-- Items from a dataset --
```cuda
int dmdqn_step_host(const dmdqn_dims* dims, const dmdqn_hparams* hp, const dmdqn_replay* replay,
                    const dmdqn_nets* nets, const dmdqn_step_block* blk, const void* host_block, void* device_block,
                    float* metrics_dev, float* metrics_host, void* workspace, size_t workspace_bytes, void* stream) {
    int rc = validate_dims(dims);
    if (rc) return rc;
    DMDQN_CHECK_ARG(hp && blk && host_block && device_block && metrics_dev && metrics_host, "step_host: NULL argument");
    rc = check_n_step(hp);
    if (rc) return rc;
    rc = check_dueling(hp);
    if (rc) return rc;
    const size_t offs[6] = {blk->obs_off, blk->next_obs_off, blk->act_off, blk->rew_off, blk->done_off, blk->draws_off};
    for (size_t o : offs) DMDQN_CHECK_ARG(o % 16 == 0 && o < blk->bytes, "step_host: offset %zu is not a multiple of 16 inside the block", o);
    cudaStream_t s = (cudaStream_t)stream;
    char* d = static_cast<char*>(device_block);
    DMDQN_CUDA(cudaMemcpyAsync(d, host_block, blk->bytes, cudaMemcpyHostToDevice, s));
    rc = dmdqn_push(dims, replay, reinterpret_cast<const float*>(d + blk->obs_off), reinterpret_cast<const int32_t*>(d + blk->act_off),
                    reinterpret_cast<const double*>(d + blk->rew_off), reinterpret_cast<const float*>(d + blk->next_obs_off),
                    reinterpret_cast<const uint8_t*>(d + blk->done_off), blk->in_stride, nullptr, stream);
    if (rc) return rc;
    rc = dmdqn_learn(dims, hp, replay, nets, d + blk->draws_off, nullptr, metrics_dev, workspace, workspace_bytes, stream);
    if (rc) return rc;
    DMDQN_CUDA(cudaMemcpyAsync(metrics_host, metrics_dev, (size_t)dims->n_nets * DMDQN_METRICS_STRIDE * sizeof(float),
                               cudaMemcpyDeviceToHost, s));
    return DMDQN_OK;
}

int dmdqn_learn_grads(const dmdqn_dims* dims, const dmdqn_hparams* hp, const dmdqn_replay* replay,
                      const dmdqn_nets* nets, const void* draws, const uint8_t* learn_mask, int32_t global_batch,
                      float* grads_out, float* metrics_out, void* workspace, size_t workspace_bytes, void* stream) {
    DMDQN_CHECK_ARG(grads_out != nullptr, "grads_out is NULL");
    return run_learn(dims, hp, replay, nets, draws, learn_mask, metrics_out, workspace, workspace_bytes, kAllStages,
                     grads_out, global_batch, stream);
}

int dmdqn_adam_apply(const dmdqn_dims* dims, const dmdqn_hparams* hp, const dmdqn_nets* nets, const float* grads,
                     void* workspace, size_t workspace_bytes, void* stream) {
    Workspace w;
    int rc = check_workspace(dims, workspace, workspace_bytes, &w);
    if (rc) return rc;
// ... 239 lines not shown
```

dmdqn_b200/csrc/common.cuh:

```cuda
#pragma once
#include <cuda_runtime.h>
#include <stdint.h>
#include <stdio.h>
#include "../../include/dmdqn_b200.h"

namespace dmdqn {

void set_error(const char* fmt, ...);

#define DMDQN_CHECK_ARG(cond, ...)                                  \
    do {                                                            \
        if (!(cond)) {                                              \
            ::dmdqn::set_error(__VA_ARGS__);                        \
            return DMDQN_ERR_ARG;                                   \
        }                                                           \
    } while (0)

#define DMDQN_CUDA(expr)                                                              \
    do {                                                                              \
        cudaError_t _e = (expr);                                                      \
        if (_e != cudaSuccess) {                                                      \
            ::dmdqn::set_error("%s failed: %s", #expr, cudaGetErrorString(_e));       \
            return DMDQN_ERR_CUDA;                                                    \
        }                                                                             \
// ... 194 lines not shown
    float one_m_b1, one_m_b2, tau;
    int ws_tiles;
    int tc_tiles;
    const int32_t *rows, *nrows, *act_b, *active;
    const float *r_hat, *disc_b;
    const float4* adam_sc;
    float *y, *q_all, *q_next, *tq_all, *h1, *dh1, *dh2;
    float *part_loss, *part_b3, *part_w3, *part_b2, *part_b1;
    uint32_t* mask2;
    float2* ga;
    float* w3_copy;
    int* error;
    float* metrics;
    float* grads;
    int chain;
    int *sched, *k4a_done, *k3_done;
    int per;
    const float* is_w;
    double per_alpha, per_eps;
    const float* head[2];
    int64_t head_stride;
    int dueling;
};
LearnArgs make_learn_args(const dmdqn_dims& d, const dmdqn_hparams& hp, const dmdqn_replay& rp, const dmdqn_nets& nets,
                          char* ws, const Workspace& w, float* metrics, float* grads, int loss_batch);

__device__ __forceinline__ void per_store_priority(const LearnArgs& A, int row, float delta) {
    const float p = (float)pow(fabs((double)delta) + A.per_eps, A.per_alpha);
    if (!isfinite(p)) return;
    A.rp.priority[row] = p;
    atomicMax(reinterpret_cast<int*>(A.rp.priority_max) + row / A.d.capacity, __float_as_int(p));
}

struct AdamStep {
    float alpha, eps, one_m_b1, one_m_b2, tau;
    int sync;
};
__device__ __forceinline__ AdamStep adam_step(const LearnArgs& A, int g) {
    const float4 sc = __ldg(A.adam_sc + g);
    return {sc.x, sc.y, A.one_m_b1, A.one_m_b2, A.tau, __float_as_int(sc.z)};
}

template <typename Load>
__device__ __forceinline__ void finish_metrics(const LearnArgs& A, int g, int tiles, Load ld) {
    double ls = 0, qs = 0, qq = 0, hist[4] = {0, 0, 0, 0};
#pragma unroll 1
    for (int r = 0; r < tiles; ++r) {
        const float* pl = A.part_loss + ((size_t)g * tiles + r) * 8;
        ls += ld(pl); qs += ld(pl + 1); qq += ld(pl + 2);
        for (int a = 0; a < 4; ++a) hist[a] += ld(pl + 3 + a);
    }
    const double cnt = (double)A.d.batch * A.d.n_actions, mean = qs / cnt, var = fmax(qq / cnt - mean * mean, 0.0);
    float* m = A.metrics + g * DMDQN_METRICS_STRIDE;
    m[0] = (float)(ls / A.loss_batch);
    m[1] = (float)mean;
    m[2] = (float)sqrt(var);
    for (int a = 0; a < 4; ++a) m[3 + a] = (float)hist[a];
    m[7] = 1.f;
}

constexpr int kMaxDevices = 64;
int device_sm_count(int* n_sm);
int opt_in_dynamic_smem(const void* kernel, size_t bytes, size_t (&cache)[kMaxDevices]);

int launch_featurize(int32_t n, const int32_t* halting, const int32_t* phase, const double* next_switch,
                     const double* phase_dur, double sim_time, const uint8_t* signal_valid,
                     const int32_t* nbr_idx, const int32_t* phase_lut, const double* snapshot,
                     double lw, double gw, double* own_out, float* obs_out, int32_t obs_out_stride,
                     double* reward_out, double* global_out, int64_t* scratch, cudaStream_t s);
int launch_featurize_alt(int32_t n, const int32_t* halting, const int32_t* phase, const double* next_switch,
                         const uint8_t* signal_valid, double sim_time, const int32_t* nbr_idx, const double* prev_own,
                         double* own_out, float* obs_out, int32_t obs_out_stride, double* reward_out, cudaStream_t s);
int launch_act(const dmdqn_dims& d, const dmdqn_nets& nets, const float* obs, int32_t stride,
               const double* eps, const uint32_t* w1, const uint32_t* w2, int32_t* actions, float* q_out, bool dueling,
               cudaStream_t s, const dmdqn_noisy* noisy = nullptr);
int launch_noisy_fold(const dmdqn_dims& d, bool dueling, const dmdqn_nets& nets, const dmdqn_noisy& nz, cudaStream_t s);
int launch_noisy_adam_apply(const dmdqn_dims& d, const dmdqn_hparams& hp, const dmdqn_nets& nets, const dmdqn_noisy& nz,
                            const float* grads, char* ws, const Workspace& w, cudaStream_t s);
int launch_push(const dmdqn_dims& d, const dmdqn_replay& rp, const float* obs, const int32_t* act,
                const double* rew, const float* next_obs, const uint8_t* done, int32_t in_stride,
                const uint8_t* mask, cudaStream_t s);
int launch_sample(const dmdqn_dims& d, const dmdqn_hparams& hp, const dmdqn_replay& rp, const dmdqn_nets& nets,
                  const void* draws, const uint8_t* learn_mask, int advance, char* ws, const Workspace& w,
                  cudaStream_t s);
int launch_gather(const dmdqn_dims& d, const dmdqn_replay& rp, const char* ws, const Workspace& w,
                  float* states, int32_t* actions, float* rewards, float* next_states, float* dones,
                  int32_t* active_out, cudaStream_t s);
int launch_learn(const dmdqn_dims& d, const dmdqn_hparams& hp, const dmdqn_replay& rp, const dmdqn_nets& nets,
                 float* metrics, char* ws, const Workspace& w, int stages, float* grads, int loss_batch, cudaStream_t s);
bool tc_supported(const dmdqn_dims& d);
int launch_learn_tc(const LearnArgs& A, int precision, int stages, cudaStream_t s);
int launch_adam_apply(const dmdqn_dims& d, const dmdqn_hparams& hp, const dmdqn_nets& nets, const float* grads, char* ws,
                      const Workspace& w, cudaStream_t s);
int launch_clip_adam_apply(const dmdqn_dims& d, const dmdqn_hparams& hp, const dmdqn_nets& nets, const float* grads,
                           double clipnorm, float* norms_out, char* ws, const Workspace& w, cudaStream_t s);
int launch_sync_target(const dmdqn_dims& d, const dmdqn_nets& nets, const uint8_t* mask, double tau, bool dueling,
                       cudaStream_t s);
int launch_fold(const dmdqn_dims& d, const dmdqn_nets& nets, char* ws, const Workspace& w, cudaStream_t s);
int launch_peer_adam(const dmdqn_dims& d, const dmdqn_hparams& hp, const dmdqn_nets& nets, const dmdqn_peers& peers,
                     const float* my_loss_src, float* loss_out, char* ws, const Workspace& w, cudaStream_t s);

}
```

dmdqn_b200/csrc/learn_tc.cu:

```cuda
#include <cuda.h>
#include <string.h>
#include "common.cuh"

namespace dmdqn {

namespace {

constexpr int H = 256;
constexpr int BM = 128;
constexpr int EW = 16;
constexpr int NT = EW * 32;
constexpr int W_MMA = EW, W_TMA = EW + 1, W_CONV = EW + 2;
constexpr int CONV_WARPS = 6, CONV_GROUP_WARPS = 2;
constexpr int NT_F = (EW + 8) * 32;
constexpr int REGS_EPI = 104, REGS_AUX = 32;
constexpr int KC = 16;
constexpr uint32_t ATOM = BM * 128;
constexpr unsigned long long WAIT_LIMIT_NS = 2000000000ull;

__device__ __forceinline__ uint32_t smem_u32(const void* p) { return (uint32_t)__cvta_generic_to_shared(p); }

__device__ __forceinline__ uint64_t make_desc(uint32_t saddr, uint32_t lbo_bytes, uint32_t sbo_bytes, uint32_t layout) {
    return (uint64_t)((saddr >> 4) & 0x3FFF) | (uint64_t)((lbo_bytes >> 4) & 0x3FFF) << 16 |
           (uint64_t)((sbo_bytes >> 4) & 0x3FFF) << 32 | (uint64_t)1 << 46 | (uint64_t)layout << 61;
// ... 924 lines not shown
    th = th - __fdividef(m * k.alpha, sq + k.eps);
}

struct Wg {
    static constexpr int STAGES = 3;
    static constexpr uint32_t A_BYTES = KC * BM * 4;
    static constexpr uint32_t B_BYTES = KC * H * 4;
    static constexpr uint32_t AUX = 2 * A_BYTES + 2 * B_BYTES;
    static constexpr uint32_t AUX_MASK = 128;
    static constexpr uint32_t AUX_BYTES = 6144;
    static constexpr uint32_t STG = AUX + AUX_BYTES;
    static constexpr int TLD = 36;
    static constexpr uint32_t TILES = STAGES * STG;
    static constexpr uint32_t W3T = TILES + 8 * 32 * TLD * 4;
    static constexpr uint32_t BARS = W3T + 2 * 4 * H * 4;
    static constexpr uint32_t FULL = 0, CONV = 24, EMPTY = 48, ACC_FULL = 72, ACC_FREE = 88, TMEM = 104;
    static constexpr int NQ = 8;
    static constexpr uint32_t QFULL = 112, QITEM = QFULL + 8 * NQ;
    static constexpr uint32_t TOTAL = BARS + 256;
    static constexpr int EPI_WARPS = 8, CONV_WARPS = 8;
    static constexpr int NCONV = CONV_WARPS * 32;
    static constexpr int NTW = 20 * 32;
    static constexpr int REGS_EPI = 160, REGS_CONV = 64, REGS_AUX = 32;
};
__device__ __forceinline__ void conv_sync() { asm volatile("bar.sync 1, 256;" ::: "memory"); }

__device__ __forceinline__ void wg_item(int q, int G, int& g, int& t) {
    if (q < 2 * G) { g = q >> 1; t = q & 1; }
    else { g = q - 2 * G; t = 2; }
}
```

-- Task goal --
Search the entries for the word "saddr" and pick out every line that holds it.

-- Written answer --
__device__ __forceinline__ uint64_t make_desc(uint32_t saddr, uint32_t lbo_bytes, uint32_t sbo_bytes, uint32_t layout) {
    return (uint64_t)((saddr >> 4) & 0x3FFF) | (uint64_t)((lbo_bytes >> 4) & 0x3FFF) << 16 |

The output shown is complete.